MPI_Send is a blocking operation. It may not complete until a matching receive is posted. In your case rank 0 is trying to send a message to itself before having posted a matching receive. If you must do something like this you would replace MPI_Send with MPI_Isend(+MPI_Wait...` after the receive). But you might as well just not make him send a message to itself.
The proper thing to use in your case is MPI_Bcast.

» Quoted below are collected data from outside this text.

template <int C, int KS2, int ACT>
__global__ __launch_bounds__(256, 2) void convblock_bwd_mfma(
    const float* __restrict__ x, const float* __restrict__ W, const float* __restrict__ b,
    const float* __restrict__ g, float* __restrict__ dx, float* __restrict__ partial,
    float* __restrict__ dbpartial, CmGeom q, int act, float prm, float* __restrict__ tdbg) {
    constexpr int F = 3, FF = 9, CKK = C * FF;
    constexpr int KS1 = (CKK + 3) / 4;
    constexpr int NT = (CKK + 16) / 16;
    constexpr int NKT = (KS2 + 3) / 4;
    constexpr int NTD = 3;
    extern __shared__ __attribute__((aligned(16))) float sm[];
    const int lane = threadIdx.x & 63, wv = threadIdx.x >> 6;
    const int lo = lane & 15, qd = lane >> 4;
    const long long t0_ = __builtin_readcyclecounter();
    int ts_ = 0;
#define CM_STAMP() if (tdbg && blockIdx.x == (q.dbg >> 8) && threadIdx.x == 0 && ts_ < 20) tdbg[ts_++] = (float)(__builtin_readcyclecounter() - t0_)
    const int K = q.K, HW = q.H * q.Wd, CHW = C * HW, HpWp = q.Hp * q.Wp, KHW = K * HpWp;

    const int gw = blockIdx.x * 4 + wv, nw = gridDim.x * 4;
    float xr[CM_XR], gr[CM_XR];
#define CM_PREFETCH(N_)                                                                     \
    {                                                                                       \
        const float* xp_ = x + (size_t)(N_) * CHW;                                          \
        const float* gp_ = g + (size_t)(N_) * KHW;                                          \
        _Pragma("unroll") for (int j = 0; j < CM_XR; ++j) {                                 \
            xr[j] = xp_[min(lane + 64 * j, CHW - 1)];                                       \
            gr[j] = gp_[min(lane + 64 * j, KHW - 1)];                                       \
        }                                                                                   \
    }
    int n = __builtin_amdgcn_readfirstlane(gw);
    if (n < q.N) CM_PREFETCH(n);

    int* wtab = reinterpret_cast<int*>(sm);
    float* wbase = sm + q.tabf + wv * q.wavef;
    float* sx = wbase;
    float* sdx = sx + q.xf;
    float* sg = sdx;
    float* sdz = sdx + q.xf;
    const int ZERO = q.xf - 4, ONE = q.xf - 3;
    const int DUMMY = q.xf - 2;

    for (int i = threadIdx.x; i < 4 * q.PT; i += 256) {
        int e = 0;
        if (i < HpWp) {
            const int wy = i / q.Wp, wx = i - wy * q.Wp;
            const bool vx = 2 * wx + 1 < q.Wo, vy = 2 * wy + 1 < q.Ho;
            e = ((2 * wy * q.Wx + 2 * wx) << 4) | 1 | (vx ? 2 : 0) | (vy ? 4 : 0) | (vx && vy ? 8 : 0);
        }
        wtab[i] = e;
    }
    for (int i = lane * 4; i < q.xf; i += 256) *reinterpret_cast<float4*>(sx + i) = make_float4(0.f, 0.f, 0.f, 0.f);
    for (int i = lane; i < 4 * KS2 * 4; i += 64) sdz[(i >> 2) * q.npixp + 16 * q.PT + (i & 3)] = 0.f;
    for (int i = K * q.npixp + lane; i < q.dzf; i += 64) sdz[i] = 0.f;
    CM_STAMP();
    __syncthreads();
    CM_STAMP();
    if (lane == 0) sx[ONE] = 1.f;

    auto ckk_off = [&](int ckk) {
        const int c = ckk / FF, ab = ckk - c * FF, a = ab / F, bb = ab - a * F;
        return c * q.xplane + a * q.Wx + bb;
    };
    auto wf = [&](int k, int c, int ab) -> float {
        const bool ok = k < K && c < C && ab < FF;
        const float v = W[((size_t)min(k, K - 1) * C + min(c, C - 1)) * FF + (FF - 1 - min(ab, FF - 1))];
        return ok ? v : 0.f;
    };
    float Bw1[NKT][KS1];
    int off1[KS1];
#pragma unroll
    for (int s = 0; s < KS1; ++s) {
        const int ckk = 4 * s + qd;
        off1[s] = ckk < CKK ? ckk_off(ckk) : 0;
#pragma unroll
        for (int kt = 0; kt < NKT; ++kt) Bw1[kt][s] = wf(16 * kt + lo, ckk < CKK ? ckk / FF : C, ckk % FF);
    }
    int off3[NT], msk3[NT];
#pragma unroll
    for (int nt = 0; nt < NT; ++nt) {
        const int ckk = 16 * nt + lo;
        off3[nt] = ckk < CKK ? ckk_off(ckk) : (ckk == CKK ? ONE : ZERO);
        msk3[nt] = ckk < CKK ? -1 : 0;
    }
    float Aw2[NTD][KS2];
#pragma unroll
    for (int mt = 0; mt < NTD; ++mt)
#pragma unroll
        for (int s = 0; s < KS2; ++s) Aw2[mt][s] = wf(4 * s + qd, lo >> 2, 4 * mt + (lo & 3));
    float bk[NKT];
#pragma unroll
    for (int kt = 0; kt < NKT; ++kt) bk[kt] = b[min(16 * kt + lo, K - 1)];
    int tabr[CM_XR];
    const float rHW = __builtin_amdgcn_rcpf((float)HW), rWd = __builtin_amdgcn_rcpf((float)q.Wd);
#pragma unroll
    for (int j = 0; j < CM_XR; ++j) {
        const int i = min(lane + 64 * j, CHW - 1);
        const int c = cm_div(i, rHW), r = i - c * HW, y = cm_div(r, rWd), xx = r - y * q.Wd;
        tabr[j] = (lane + 64 * j < CHW) ? c * q.xplane + (y + q.pad) * q.Wx + xx + q.pad : DUMMY;
    }
    CM_STAMP();
    __builtin_amdgcn_s_waitcnt(0x0f70);
    CM_STAMP();
#pragma unroll
    for (int s = 0; s < KS1; ++s)
#pragma unroll
        for (int kt = 0; kt < NKT; ++kt) asm volatile("" : "+v"(Bw1[kt][s]));
#pragma unroll
    for (int mt = 0; mt < NTD; ++mt)
#pragma unroll
        for (int s = 0; s < KS2; ++s) asm volatile("" : "+v"(Aw2[mt][s]));
#pragma unroll
    for (int kt = 0; kt < NKT; ++kt) asm volatile("" : "+v"(bk[kt]));

    f32x4 accW[NKT][NT];
#pragma unroll
    for (int kt = 0; kt < NKT; ++kt)
#pragma unroll
        for (int nt = 0; nt < NT; ++nt) accW[kt][nt] = f32x4{0.f, 0.f, 0.f, 0.f};
    CM_STAMP();

    const int dyo = ((lo >> 1) & 1) * q.Wx + (lo & 1);
    const float tie = prm > 0.f ? 1.f + prm : 0.f;
    const int dcol = lo < q.Wo ? 4 * (lo >> 1) + (lo & 1) : 16 * q.PT;
    const int dmsk = lo < q.Wo ? -1 : 0;
    for (; n < q.N; n += nw) {
#pragma unroll
        for (int j = 0; j < CM_XR; ++j) {
            sx[tabr[j]] = xr[j];
            sg[min(lane + 64 * j, KHW - 1)] = gr[j];
        }
        if (n + nw < q.N) CM_PREFETCH(n + nw);
        cm_wave_sync();
        CM_STAMP();
        float av[KS1];
        {
            const int poff = (wtab[lo >> 2] >> 4) + dyo;
#pragma unroll
            for (int s = 0; s < KS1; ++s) av[s] = sx[poff + off1[s]];
        }
#pragma unroll 1
        for (int t = 0; t < q.PT; ++t) {
            f32x4 z[NKT];
#pragma unroll
            for (int kt = 0; kt < NKT; ++kt) z[kt] = f32x4{0.f, 0.f, 0.f, 0.f};
            if (!(q.dbg & 8)) {
#pragma unroll
            for (int s = 0; s < KS1; ++s)
#pragma unroll
                for (int kt = 0; kt < NKT; ++kt) z[kt] = cm_mfma(av[s], Bw1[kt][s], z[kt]);
            }
            {
                const int tn = min(t + 1, q.PT - 1);
                const int poff = (wtab[4 * tn + (lo >> 2)] >> 4) + dyo;
#pragma unroll
                for (int s = 0; s < KS1; ++s) av[s] = sx[poff + off1[s]];
            }
            const int wi = 4 * t + qd;
            const int e2 = wtab[wi];
            const int woff = e2 >> 4;
            float bv[4][NT];
#pragma unroll
            for (int r = 0; r < 4; ++r) {
                const int pw = woff + (r >> 1) * q.Wx + (r & 1);
#pragma unroll
                for (int nt = 0; nt < NT; ++nt) bv[r][nt] = sx[off3[nt] + (pw & msk3[nt])];
            }
            float dzv[NKT][4];
#pragma unroll
            for (int kt = 0; kt < NKT; ++kt) {
                const int k = 16 * kt + lo;
                float gv = sg[min(k, K - 1) * HpWp + min(wi, HpWp - 1)];
                gv = k < K ? gv : 0.f;
                float a[4];
                float m = -INFINITY;
#pragma unroll
                for (int r = 0; r < 4; ++r) {
                    a[r] = cm_act<ACT>(z[kt][r] + bk[kt], act, prm);
                    m = (e2 >> r & 1) ? fmaxf(m, a[r]) : m;
                }
#pragma unroll
                for (int r = 0; r < 4; ++r) {
                    float gp;
                    if (ACT == TN_ACT_LEAKY) {
                        gp = a[r] < 0.f ? prm : tie;
                        gp = a[r] > 0.f ? 1.f : gp;
                    } else {
                        gp = tn_act_grad_from_out(a[r], act, prm);
                    }
                    const float sel = ((e2 >> r & 1) && a[r] == m) ? gv : 0.f;
                    dzv[kt][r] = sel * gp;
                }
                if (k < K)
                    *reinterpret_cast<float4*>(sdz + k * q.npixp + 16 * t + 4 * qd) =
                        make_float4(dzv[kt][0], dzv[kt][1], dzv[kt][2], dzv[kt][3]);
            }
            if (!(q.dbg & 1)) {
#pragma unroll
            for (int r = 0; r < 4; ++r)
#pragma unroll
                for (int kt = 0; kt < NKT; ++kt)
#pragma unroll
                    for (int nt = 0; nt < NT; ++nt)
                        accW[kt][nt] = cm_mfma(dzv[kt][r], bv[r][nt], accW[kt][nt]);
            }
        }
        CM_STAMP();
        if (dx && !(q.dbg & 2)) {
            cm_wave_sync();
            float R1 = 0.f, R2 = 0.f;
            float* dxo = sdx + qd * q.xplane + lo;
            const bool dlive = (qd < C) && (lo < q.Wo + 2);
            float bcur[KS2];
            {
                const float* dzp = sdz + qd * q.npixp + dcol;
#pragma unroll
                for (int s = 0; s < KS2; ++s) bcur[s] = dzp[4 * s * q.npixp];
            }
#pragma unroll 1
            for (int y = 0; y < q.Ho; ++y) {
                const int yn = min(y + 1, q.Ho - 1);
                const int prow = 4 * (yn >> 1) * q.Wp + 2 * (yn & 1);
                const float* dzp = sdz + qd * q.npixp + dcol + (prow & dmsk);
                float bnxt[KS2];
#pragma unroll
                for (int s = 0; s < KS2; ++s) bnxt[s] = dzp[4 * s * q.npixp];
                f32x4 T[NTD];
#pragma unroll
                for (int mt = 0; mt < NTD; ++mt) T[mt] = f32x4{0.f, 0.f, 0.f, 0.f};
#pragma unroll
                for (int s = 0; s < KS2; ++s)
#pragma unroll
                    for (int mt = 0; mt < NTD; ++mt) T[mt] = cm_mfma(Aw2[mt][s], bcur[s], T[mt]);
#pragma unroll
                for (int s = 0; s < KS2; ++s) bcur[s] = bnxt[s];
                const float S0 = T[0][0] + cm_shr<1>(T[0][1]) + cm_shr<2>(T[0][2]);
                const float S1 = T[0][3] + cm_shr<1>(T[1][0]) + cm_shr<2>(T[1][1]);
                const float S2 = T[1][2] + cm_shr<1>(T[1][3]) + cm_shr<2>(T[2][0]);
                const float out = S0 + R1;
                R1 = S1 + R2;
                R2 = S2;
                if (dlive) dxo[y * q.Wx] = out;
            }
            if (dlive) {
                dxo[q.Ho * q.Wx] = R1;
                dxo[(q.Ho + 1) * q.Wx] = R2;
            }
            cm_wave_sync();
            float* dxp = dx + (size_t)n * CHW;
#pragma unroll
            for (int j = 0; j < CM_XR; ++j) {
                const int i = lane + 64 * j;
                if (i < CHW) dxp[i] = sdx[tabr[j]];
            }
        }
        cm_wave_sync();
        CM_STAMP();
    }
#undef CM_PREFETCH
    __syncthreads();
#pragma unroll
    for (int kt = 0; kt < NKT; ++kt)
#pragma unroll
        for (int nt = 0; nt < NT; ++nt)
#pragma unroll
            for (int r = 0; r < 4; ++r) wbase[((kt * NT + nt) * 4 + r) * 64 + lane] = accW[kt][nt][r];
    __syncthreads();
    for (int e = threadIdx.x; e < K * (CKK + 1); e += 256) {
        const int k = e / (CKK + 1), ckk = e - k * (CKK + 1);
        const int idx = (((k >> 4) * NT + (ckk >> 4)) * 4 + (k & 3)) * 64 + ((k & 15) >> 2) * 16 + (ckk & 15);
        const float* src = sm + q.tabf + idx;
        const float s = ((src[0] + src[q.wavef]) + src[2 * q.wavef]) + src[3 * q.wavef];
        if (ckk < CKK)
            partial[(size_t)blockIdx.x * K * CKK + k * CKK + ckk] = s;
        else
            dbpartial[(size_t)blockIdx.x * K + k] = s;
    }
    CM_STAMP();
#undef CM_STAMP
}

Since rank 0 already has the correct value of x, you do not need to send it in a message. This means that in the loop you should skip sending to rank 0 and instead start from rank 1:
if (rank == 0) {
for (int i=1; i<numprocs; ++i)
MPI_Send(&x, 1, MPI_INT, i, 100500, MPI_COMM_WORLD);
}
MPI_Recv(&x, 1, MPI_INT, 0, 100500, MPI_COMM_WORLD, &status);
Now rank 0 won't try to talk to itself, but since the receive is outside the conditional, it will still try to receive a message from itself. The solution is to simply make the receive the alternative branch:
if (rank == 0) {
for (int i=1; i<numprocs; ++i)
MPI_Send(&x, 1, MPI_INT, i, 100500, MPI_COMM_WORLD);
}
else
MPI_Recv(&x, 1, MPI_INT, 0, 100500, MPI_COMM_WORLD, &status);
Another more involved solution is to use non-blocking operations to post the receive before the send operation:
MPI_Request req;
MPI_Irecv(&x, 1, MPI_INT, 0, 100500, MPI_COMM_WORLD, &req);
if (rank == 0) {
int xx = x;
for (int i=0; i<numprocs; ++i)
MPI_Send(&xx, 1, MPI_INT, i, 100500, MPI_COMM_WORLD);
}
MPI_Wait(&req, &status);
Now rank 0 will not block in MPI_Send as there is already a matching receive posted earlier. In all other ranks MPI_Irecv will be immediately followed by MPI_Wait, which is equivalent to a blocking receive (MPI_Recv). Note that the value of x is copied to a different variable inside the conditional as simultaneously sending from and receiving into the same memory location is forbidden by the MPI standard for obvious correctness reasons.